Start of DATA IN THIS EXERCISE

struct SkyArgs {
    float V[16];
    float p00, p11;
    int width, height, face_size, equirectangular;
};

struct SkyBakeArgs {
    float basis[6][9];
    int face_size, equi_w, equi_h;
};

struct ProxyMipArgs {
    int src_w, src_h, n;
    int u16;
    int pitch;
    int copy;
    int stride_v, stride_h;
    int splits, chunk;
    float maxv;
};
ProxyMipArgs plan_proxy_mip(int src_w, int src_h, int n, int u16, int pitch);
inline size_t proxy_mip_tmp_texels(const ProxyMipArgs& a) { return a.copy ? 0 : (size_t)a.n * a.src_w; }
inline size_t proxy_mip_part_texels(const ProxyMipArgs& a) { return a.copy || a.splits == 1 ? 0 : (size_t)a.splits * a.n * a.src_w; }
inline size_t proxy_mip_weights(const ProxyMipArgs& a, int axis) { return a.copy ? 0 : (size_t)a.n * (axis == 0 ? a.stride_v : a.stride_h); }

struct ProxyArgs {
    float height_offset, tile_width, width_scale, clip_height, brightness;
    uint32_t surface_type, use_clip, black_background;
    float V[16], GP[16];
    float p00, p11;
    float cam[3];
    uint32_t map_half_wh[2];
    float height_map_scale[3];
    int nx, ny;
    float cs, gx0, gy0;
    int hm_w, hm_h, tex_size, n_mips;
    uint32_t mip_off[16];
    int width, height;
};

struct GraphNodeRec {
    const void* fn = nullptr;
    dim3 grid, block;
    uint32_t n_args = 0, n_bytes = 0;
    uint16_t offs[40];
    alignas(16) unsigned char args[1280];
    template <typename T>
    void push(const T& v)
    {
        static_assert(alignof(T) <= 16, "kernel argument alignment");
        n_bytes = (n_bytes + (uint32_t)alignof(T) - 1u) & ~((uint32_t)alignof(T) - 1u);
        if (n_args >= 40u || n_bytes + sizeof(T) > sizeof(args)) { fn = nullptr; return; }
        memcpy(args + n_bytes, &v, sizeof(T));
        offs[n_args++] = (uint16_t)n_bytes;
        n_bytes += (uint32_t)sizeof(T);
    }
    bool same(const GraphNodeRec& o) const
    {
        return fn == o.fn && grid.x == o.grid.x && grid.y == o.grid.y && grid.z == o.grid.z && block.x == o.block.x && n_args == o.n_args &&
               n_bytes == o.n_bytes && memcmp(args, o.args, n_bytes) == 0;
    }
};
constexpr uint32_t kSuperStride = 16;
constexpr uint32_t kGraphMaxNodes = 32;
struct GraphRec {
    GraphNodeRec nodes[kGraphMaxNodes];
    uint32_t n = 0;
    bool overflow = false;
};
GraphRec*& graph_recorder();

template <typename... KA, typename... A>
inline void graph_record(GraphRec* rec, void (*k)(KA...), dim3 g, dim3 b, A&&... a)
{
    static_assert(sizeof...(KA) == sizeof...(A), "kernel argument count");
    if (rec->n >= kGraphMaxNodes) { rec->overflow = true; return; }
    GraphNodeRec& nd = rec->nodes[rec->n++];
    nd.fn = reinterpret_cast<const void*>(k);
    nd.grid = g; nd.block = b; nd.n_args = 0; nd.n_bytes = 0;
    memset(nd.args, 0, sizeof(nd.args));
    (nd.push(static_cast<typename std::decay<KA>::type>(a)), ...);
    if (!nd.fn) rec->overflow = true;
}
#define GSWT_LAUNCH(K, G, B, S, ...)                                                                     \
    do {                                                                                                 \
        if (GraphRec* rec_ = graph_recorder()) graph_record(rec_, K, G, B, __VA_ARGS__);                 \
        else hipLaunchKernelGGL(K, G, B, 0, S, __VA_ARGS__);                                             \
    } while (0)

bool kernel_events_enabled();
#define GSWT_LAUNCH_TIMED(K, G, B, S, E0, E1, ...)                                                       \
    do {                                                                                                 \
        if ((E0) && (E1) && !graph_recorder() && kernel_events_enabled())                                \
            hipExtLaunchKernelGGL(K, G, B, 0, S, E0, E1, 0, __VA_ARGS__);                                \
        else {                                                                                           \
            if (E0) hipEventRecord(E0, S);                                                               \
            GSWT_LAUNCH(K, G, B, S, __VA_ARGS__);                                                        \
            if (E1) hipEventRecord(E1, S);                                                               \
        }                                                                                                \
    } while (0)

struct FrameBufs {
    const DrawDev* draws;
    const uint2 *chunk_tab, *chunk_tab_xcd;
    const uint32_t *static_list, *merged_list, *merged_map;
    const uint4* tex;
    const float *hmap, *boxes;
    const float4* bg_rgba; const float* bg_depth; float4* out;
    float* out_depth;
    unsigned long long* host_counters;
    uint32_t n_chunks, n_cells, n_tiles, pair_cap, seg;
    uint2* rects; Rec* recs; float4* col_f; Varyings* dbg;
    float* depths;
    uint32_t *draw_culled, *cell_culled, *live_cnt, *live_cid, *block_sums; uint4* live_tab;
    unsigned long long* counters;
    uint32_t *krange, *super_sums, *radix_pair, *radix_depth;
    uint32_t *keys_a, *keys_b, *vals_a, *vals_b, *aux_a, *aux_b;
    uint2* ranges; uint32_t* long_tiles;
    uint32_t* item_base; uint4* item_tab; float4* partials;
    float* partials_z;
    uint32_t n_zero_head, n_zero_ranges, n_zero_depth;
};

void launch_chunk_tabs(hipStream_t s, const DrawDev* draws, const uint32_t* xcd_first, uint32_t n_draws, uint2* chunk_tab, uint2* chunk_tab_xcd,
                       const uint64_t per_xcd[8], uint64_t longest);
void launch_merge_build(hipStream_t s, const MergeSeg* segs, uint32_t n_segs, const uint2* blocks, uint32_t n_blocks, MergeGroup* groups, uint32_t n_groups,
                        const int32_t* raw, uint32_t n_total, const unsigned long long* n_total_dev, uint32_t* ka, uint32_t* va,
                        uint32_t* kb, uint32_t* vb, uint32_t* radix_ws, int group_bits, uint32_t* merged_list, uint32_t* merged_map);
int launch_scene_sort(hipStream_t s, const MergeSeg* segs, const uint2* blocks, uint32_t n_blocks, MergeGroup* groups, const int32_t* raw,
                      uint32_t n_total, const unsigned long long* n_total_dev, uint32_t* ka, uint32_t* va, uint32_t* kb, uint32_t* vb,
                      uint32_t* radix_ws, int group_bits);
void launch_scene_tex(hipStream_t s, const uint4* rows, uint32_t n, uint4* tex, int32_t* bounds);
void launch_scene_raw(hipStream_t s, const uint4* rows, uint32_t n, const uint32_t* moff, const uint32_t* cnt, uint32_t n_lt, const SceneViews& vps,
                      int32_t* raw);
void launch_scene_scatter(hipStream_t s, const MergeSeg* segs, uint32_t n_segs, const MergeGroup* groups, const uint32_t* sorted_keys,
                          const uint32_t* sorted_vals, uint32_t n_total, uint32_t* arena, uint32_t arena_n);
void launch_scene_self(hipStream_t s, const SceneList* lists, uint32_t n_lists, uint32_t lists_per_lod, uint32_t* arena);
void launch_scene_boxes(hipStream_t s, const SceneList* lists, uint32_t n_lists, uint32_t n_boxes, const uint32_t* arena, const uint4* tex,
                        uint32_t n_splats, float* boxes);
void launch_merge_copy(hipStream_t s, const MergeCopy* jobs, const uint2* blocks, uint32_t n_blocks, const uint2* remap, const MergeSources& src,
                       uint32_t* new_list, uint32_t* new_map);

End of DATA IN THIS EXERCISE
Start of DATA IN THIS EXERCISE

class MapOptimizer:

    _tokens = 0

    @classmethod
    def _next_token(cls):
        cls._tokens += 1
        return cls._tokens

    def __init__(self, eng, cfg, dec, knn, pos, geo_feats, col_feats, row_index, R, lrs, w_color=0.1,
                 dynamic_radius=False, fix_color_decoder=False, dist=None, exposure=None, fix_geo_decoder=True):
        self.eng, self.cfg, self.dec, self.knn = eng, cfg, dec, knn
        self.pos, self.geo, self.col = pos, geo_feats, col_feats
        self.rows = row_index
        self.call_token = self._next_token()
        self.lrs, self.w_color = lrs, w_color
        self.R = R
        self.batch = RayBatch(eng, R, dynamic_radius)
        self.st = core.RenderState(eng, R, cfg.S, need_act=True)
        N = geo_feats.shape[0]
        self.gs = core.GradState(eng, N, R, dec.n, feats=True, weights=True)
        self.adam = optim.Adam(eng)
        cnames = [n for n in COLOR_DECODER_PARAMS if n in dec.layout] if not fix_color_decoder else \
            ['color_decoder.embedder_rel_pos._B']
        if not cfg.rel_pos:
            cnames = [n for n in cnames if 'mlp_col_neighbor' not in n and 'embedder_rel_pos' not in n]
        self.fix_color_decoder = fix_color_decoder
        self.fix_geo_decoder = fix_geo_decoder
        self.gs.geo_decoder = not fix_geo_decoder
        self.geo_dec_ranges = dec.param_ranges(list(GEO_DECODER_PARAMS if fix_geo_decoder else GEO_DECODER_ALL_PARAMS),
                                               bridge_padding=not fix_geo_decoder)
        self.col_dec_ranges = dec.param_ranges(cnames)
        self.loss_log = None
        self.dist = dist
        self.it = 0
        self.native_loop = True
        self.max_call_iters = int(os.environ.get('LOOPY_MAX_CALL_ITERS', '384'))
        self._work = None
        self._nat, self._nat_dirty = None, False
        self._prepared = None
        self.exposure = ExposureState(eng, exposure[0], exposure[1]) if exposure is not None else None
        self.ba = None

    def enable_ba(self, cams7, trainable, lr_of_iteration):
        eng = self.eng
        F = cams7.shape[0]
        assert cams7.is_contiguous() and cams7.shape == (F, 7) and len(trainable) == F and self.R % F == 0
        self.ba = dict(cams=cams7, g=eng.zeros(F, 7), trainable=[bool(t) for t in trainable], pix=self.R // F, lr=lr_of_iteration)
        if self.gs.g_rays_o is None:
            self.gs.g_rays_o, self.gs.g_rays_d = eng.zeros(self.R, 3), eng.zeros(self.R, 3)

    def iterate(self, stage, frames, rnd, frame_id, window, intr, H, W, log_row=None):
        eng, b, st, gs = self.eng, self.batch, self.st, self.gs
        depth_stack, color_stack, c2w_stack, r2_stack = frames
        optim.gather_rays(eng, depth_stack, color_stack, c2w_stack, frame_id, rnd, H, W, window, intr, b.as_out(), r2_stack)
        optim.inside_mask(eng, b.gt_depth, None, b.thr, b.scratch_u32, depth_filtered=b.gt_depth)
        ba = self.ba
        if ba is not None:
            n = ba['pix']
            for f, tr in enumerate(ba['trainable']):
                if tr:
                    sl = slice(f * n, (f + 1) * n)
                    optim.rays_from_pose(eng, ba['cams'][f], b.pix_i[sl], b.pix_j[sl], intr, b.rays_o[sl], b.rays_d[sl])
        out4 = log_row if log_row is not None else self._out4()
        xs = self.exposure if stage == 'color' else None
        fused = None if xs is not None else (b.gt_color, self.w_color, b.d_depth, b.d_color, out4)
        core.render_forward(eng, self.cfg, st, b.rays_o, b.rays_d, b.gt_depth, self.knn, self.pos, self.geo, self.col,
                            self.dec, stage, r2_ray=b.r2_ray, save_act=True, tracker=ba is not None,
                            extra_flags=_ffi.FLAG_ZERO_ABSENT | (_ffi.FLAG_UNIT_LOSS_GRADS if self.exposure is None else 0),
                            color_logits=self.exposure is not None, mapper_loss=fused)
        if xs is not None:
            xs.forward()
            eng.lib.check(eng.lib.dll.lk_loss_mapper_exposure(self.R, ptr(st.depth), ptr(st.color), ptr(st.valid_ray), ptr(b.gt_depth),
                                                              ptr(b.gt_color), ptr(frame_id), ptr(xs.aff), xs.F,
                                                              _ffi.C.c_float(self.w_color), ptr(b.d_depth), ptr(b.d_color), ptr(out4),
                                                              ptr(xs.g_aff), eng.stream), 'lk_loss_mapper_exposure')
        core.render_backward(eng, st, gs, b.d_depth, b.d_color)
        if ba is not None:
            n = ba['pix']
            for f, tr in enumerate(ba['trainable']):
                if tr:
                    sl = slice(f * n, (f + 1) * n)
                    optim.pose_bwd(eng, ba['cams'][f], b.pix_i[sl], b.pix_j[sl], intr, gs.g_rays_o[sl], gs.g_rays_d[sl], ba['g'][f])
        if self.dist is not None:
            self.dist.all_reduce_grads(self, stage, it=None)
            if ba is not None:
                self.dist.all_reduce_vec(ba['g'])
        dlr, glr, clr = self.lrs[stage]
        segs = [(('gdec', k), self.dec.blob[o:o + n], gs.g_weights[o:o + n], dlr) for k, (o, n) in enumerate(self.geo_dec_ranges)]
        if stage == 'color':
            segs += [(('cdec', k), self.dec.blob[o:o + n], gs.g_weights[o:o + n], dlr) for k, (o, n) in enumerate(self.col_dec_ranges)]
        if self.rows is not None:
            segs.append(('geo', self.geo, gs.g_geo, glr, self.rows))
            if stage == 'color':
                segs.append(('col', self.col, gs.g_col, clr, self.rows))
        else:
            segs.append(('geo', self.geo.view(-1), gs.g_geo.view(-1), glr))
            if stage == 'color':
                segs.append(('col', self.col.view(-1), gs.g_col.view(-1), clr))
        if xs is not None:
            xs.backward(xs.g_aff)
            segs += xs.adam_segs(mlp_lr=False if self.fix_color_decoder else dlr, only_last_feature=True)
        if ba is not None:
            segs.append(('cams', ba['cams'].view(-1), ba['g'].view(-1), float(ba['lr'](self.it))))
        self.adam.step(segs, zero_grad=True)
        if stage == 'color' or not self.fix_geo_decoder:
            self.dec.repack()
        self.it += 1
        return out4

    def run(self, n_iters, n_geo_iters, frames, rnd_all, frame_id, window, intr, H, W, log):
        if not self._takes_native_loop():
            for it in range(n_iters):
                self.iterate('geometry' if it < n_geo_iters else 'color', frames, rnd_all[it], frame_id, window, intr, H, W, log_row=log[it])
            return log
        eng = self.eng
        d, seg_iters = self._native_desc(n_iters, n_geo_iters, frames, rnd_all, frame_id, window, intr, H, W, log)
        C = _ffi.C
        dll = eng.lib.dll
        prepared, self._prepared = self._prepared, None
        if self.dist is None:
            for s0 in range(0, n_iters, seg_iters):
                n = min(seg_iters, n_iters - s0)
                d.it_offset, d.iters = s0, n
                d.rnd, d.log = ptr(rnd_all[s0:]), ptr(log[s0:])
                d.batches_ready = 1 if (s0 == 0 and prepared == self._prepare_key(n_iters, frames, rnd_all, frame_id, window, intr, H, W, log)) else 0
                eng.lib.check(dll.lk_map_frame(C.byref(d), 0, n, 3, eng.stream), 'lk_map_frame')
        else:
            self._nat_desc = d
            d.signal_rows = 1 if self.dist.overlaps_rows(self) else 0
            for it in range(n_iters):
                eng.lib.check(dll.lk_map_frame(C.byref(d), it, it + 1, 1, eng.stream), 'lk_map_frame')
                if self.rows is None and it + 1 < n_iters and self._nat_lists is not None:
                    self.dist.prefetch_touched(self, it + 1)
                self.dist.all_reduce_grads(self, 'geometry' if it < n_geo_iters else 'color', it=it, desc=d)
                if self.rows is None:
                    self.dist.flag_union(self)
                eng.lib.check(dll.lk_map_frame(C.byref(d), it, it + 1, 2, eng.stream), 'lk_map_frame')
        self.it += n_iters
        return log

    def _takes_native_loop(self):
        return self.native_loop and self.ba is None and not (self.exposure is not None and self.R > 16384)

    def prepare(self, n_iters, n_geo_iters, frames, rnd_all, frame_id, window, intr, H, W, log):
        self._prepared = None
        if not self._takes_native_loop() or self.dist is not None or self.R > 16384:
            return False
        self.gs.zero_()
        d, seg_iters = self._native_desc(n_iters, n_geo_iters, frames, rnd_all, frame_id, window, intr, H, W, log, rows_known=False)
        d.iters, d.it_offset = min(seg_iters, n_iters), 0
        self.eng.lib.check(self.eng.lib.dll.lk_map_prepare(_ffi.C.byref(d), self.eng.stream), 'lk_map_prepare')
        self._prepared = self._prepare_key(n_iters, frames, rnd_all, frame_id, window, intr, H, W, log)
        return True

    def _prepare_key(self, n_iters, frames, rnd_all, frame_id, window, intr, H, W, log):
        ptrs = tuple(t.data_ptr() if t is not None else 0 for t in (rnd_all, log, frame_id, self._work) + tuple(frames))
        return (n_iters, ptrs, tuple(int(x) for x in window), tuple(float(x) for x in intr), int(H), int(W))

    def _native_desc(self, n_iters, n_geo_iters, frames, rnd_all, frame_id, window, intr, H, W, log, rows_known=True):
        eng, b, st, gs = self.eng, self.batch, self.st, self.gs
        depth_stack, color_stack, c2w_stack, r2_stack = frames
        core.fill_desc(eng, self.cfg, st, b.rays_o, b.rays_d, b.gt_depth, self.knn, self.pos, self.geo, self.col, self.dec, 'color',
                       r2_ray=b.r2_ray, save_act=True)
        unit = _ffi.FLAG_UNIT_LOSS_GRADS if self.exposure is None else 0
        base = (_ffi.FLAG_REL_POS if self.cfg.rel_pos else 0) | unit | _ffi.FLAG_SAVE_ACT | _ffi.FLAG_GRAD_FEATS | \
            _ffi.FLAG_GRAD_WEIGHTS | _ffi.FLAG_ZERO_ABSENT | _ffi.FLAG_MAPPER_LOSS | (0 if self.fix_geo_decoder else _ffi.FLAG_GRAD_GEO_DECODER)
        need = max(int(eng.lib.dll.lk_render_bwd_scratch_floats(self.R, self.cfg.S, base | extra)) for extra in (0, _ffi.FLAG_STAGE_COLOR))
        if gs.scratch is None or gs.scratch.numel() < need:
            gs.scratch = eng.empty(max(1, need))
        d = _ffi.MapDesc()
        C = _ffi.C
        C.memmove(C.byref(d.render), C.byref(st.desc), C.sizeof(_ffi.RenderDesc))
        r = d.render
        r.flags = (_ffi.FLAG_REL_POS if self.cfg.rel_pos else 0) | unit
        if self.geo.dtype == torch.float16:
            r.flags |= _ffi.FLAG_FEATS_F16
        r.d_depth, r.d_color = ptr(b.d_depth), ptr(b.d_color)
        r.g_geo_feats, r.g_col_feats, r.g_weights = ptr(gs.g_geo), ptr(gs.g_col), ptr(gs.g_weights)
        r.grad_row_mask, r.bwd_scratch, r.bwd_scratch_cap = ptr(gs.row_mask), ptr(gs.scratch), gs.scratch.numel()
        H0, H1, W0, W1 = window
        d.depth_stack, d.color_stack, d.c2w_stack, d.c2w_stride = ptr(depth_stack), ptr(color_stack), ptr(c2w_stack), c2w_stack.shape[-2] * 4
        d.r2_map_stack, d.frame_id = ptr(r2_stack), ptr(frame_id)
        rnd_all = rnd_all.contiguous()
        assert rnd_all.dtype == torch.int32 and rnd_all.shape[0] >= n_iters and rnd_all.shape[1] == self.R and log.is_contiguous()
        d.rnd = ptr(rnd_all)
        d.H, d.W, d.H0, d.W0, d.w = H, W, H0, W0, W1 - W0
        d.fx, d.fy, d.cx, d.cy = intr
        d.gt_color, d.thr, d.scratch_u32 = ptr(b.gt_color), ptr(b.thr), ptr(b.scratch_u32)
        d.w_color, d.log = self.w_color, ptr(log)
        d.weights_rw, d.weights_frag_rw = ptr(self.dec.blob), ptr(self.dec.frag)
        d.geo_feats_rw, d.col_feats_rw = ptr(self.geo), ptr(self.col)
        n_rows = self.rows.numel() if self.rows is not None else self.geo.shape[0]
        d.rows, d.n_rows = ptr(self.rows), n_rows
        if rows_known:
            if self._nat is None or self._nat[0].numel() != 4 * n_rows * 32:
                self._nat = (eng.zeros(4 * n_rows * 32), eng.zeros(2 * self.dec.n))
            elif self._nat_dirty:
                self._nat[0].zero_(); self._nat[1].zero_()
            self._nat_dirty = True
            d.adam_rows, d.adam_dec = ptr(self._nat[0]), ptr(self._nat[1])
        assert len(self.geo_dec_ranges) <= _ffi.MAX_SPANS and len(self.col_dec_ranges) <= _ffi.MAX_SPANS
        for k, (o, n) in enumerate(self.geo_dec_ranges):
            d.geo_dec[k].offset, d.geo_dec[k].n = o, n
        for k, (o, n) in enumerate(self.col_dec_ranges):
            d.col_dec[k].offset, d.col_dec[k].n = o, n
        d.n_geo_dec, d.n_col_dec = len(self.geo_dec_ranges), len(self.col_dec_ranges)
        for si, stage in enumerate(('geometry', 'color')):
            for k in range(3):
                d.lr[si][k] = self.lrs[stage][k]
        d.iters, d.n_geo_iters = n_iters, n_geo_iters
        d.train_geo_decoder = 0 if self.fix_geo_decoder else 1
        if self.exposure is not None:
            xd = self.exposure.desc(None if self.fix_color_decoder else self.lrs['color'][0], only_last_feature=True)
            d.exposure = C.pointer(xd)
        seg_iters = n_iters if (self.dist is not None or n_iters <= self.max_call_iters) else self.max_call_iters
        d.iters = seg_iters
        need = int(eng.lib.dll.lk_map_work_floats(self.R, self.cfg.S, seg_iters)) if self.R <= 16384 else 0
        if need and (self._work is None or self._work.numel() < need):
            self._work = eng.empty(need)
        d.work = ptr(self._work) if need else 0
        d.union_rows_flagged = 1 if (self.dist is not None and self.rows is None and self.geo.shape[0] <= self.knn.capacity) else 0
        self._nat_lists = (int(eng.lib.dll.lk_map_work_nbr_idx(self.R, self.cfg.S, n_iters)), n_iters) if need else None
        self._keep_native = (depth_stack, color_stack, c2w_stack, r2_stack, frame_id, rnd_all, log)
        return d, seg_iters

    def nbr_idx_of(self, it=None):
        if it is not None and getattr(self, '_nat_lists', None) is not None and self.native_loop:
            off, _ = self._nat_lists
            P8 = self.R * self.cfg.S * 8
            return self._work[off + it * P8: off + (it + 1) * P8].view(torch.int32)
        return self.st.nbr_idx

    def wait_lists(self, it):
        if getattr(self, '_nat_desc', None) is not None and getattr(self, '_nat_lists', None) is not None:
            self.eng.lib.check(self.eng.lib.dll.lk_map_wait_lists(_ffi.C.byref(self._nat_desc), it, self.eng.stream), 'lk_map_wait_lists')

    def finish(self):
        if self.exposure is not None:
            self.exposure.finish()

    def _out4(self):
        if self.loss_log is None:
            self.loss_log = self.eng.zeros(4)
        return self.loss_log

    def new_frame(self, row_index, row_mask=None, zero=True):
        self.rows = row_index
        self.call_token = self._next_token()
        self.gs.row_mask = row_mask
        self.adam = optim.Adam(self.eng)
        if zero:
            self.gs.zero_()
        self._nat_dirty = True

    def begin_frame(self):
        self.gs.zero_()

End of DATA IN THIS EXERCISE

*HOW TO COMPLETE THIS TASK*. Please, from the entries above, set down exactly the lines from the one containing "self.dist.all_reduce_grads(self, 'geometry' if" through the one containing "unit = _ffi.FLAG_UNIT_LOSS_GRADS", and only those.

*ANSWER BOX*.
                self.dist.all_reduce_grads(self, 'geometry' if it < n_geo_iters else 'color', it=it, desc=d)
                if self.rows is None:
                    self.dist.flag_union(self)
                eng.lib.check(dll.lk_map_frame(C.byref(d), it, it + 1, 2, eng.stream), 'lk_map_frame')
        self.it += n_iters
        return log

    def _takes_native_loop(self):
        return self.native_loop and self.ba is None and not (self.exposure is not None and self.R > 16384)

    def prepare(self, n_iters, n_geo_iters, frames, rnd_all, frame_id, window, intr, H, W, log):
        self._prepared = None
        if not self._takes_native_loop() or self.dist is not None or self.R > 16384:
            return False
        self.gs.zero_()
        d, seg_iters = self._native_desc(n_iters, n_geo_iters, frames, rnd_all, frame_id, window, intr, H, W, log, rows_known=False)
        d.iters, d.it_offset = min(seg_iters, n_iters), 0
        self.eng.lib.check(self.eng.lib.dll.lk_map_prepare(_ffi.C.byref(d), self.eng.stream), 'lk_map_prepare')
        self._prepared = self._prepare_key(n_iters, frames, rnd_all, frame_id, window, intr, H, W, log)
        return True

    def _prepare_key(self, n_iters, frames, rnd_all, frame_id, window, intr, H, W, log):
        ptrs = tuple(t.data_ptr() if t is not None else 0 for t in (rnd_all, log, frame_id, self._work) + tuple(frames))
        return (n_iters, ptrs, tuple(int(x) for x in window), tuple(float(x) for x in intr), int(H), int(W))

    def _native_desc(self, n_iters, n_geo_iters, frames, rnd_all, frame_id, window, intr, H, W, log, rows_known=True):
        eng, b, st, gs = self.eng, self.batch, self.st, self.gs
        depth_stack, color_stack, c2w_stack, r2_stack = frames
        core.fill_desc(eng, self.cfg, st, b.rays_o, b.rays_d, b.gt_depth, self.knn, self.pos, self.geo, self.col, self.dec, 'color',
                       r2_ray=b.r2_ray, save_act=True)
        unit = _ffi.FLAG_UNIT_LOSS_GRADS if self.exposure is None else 0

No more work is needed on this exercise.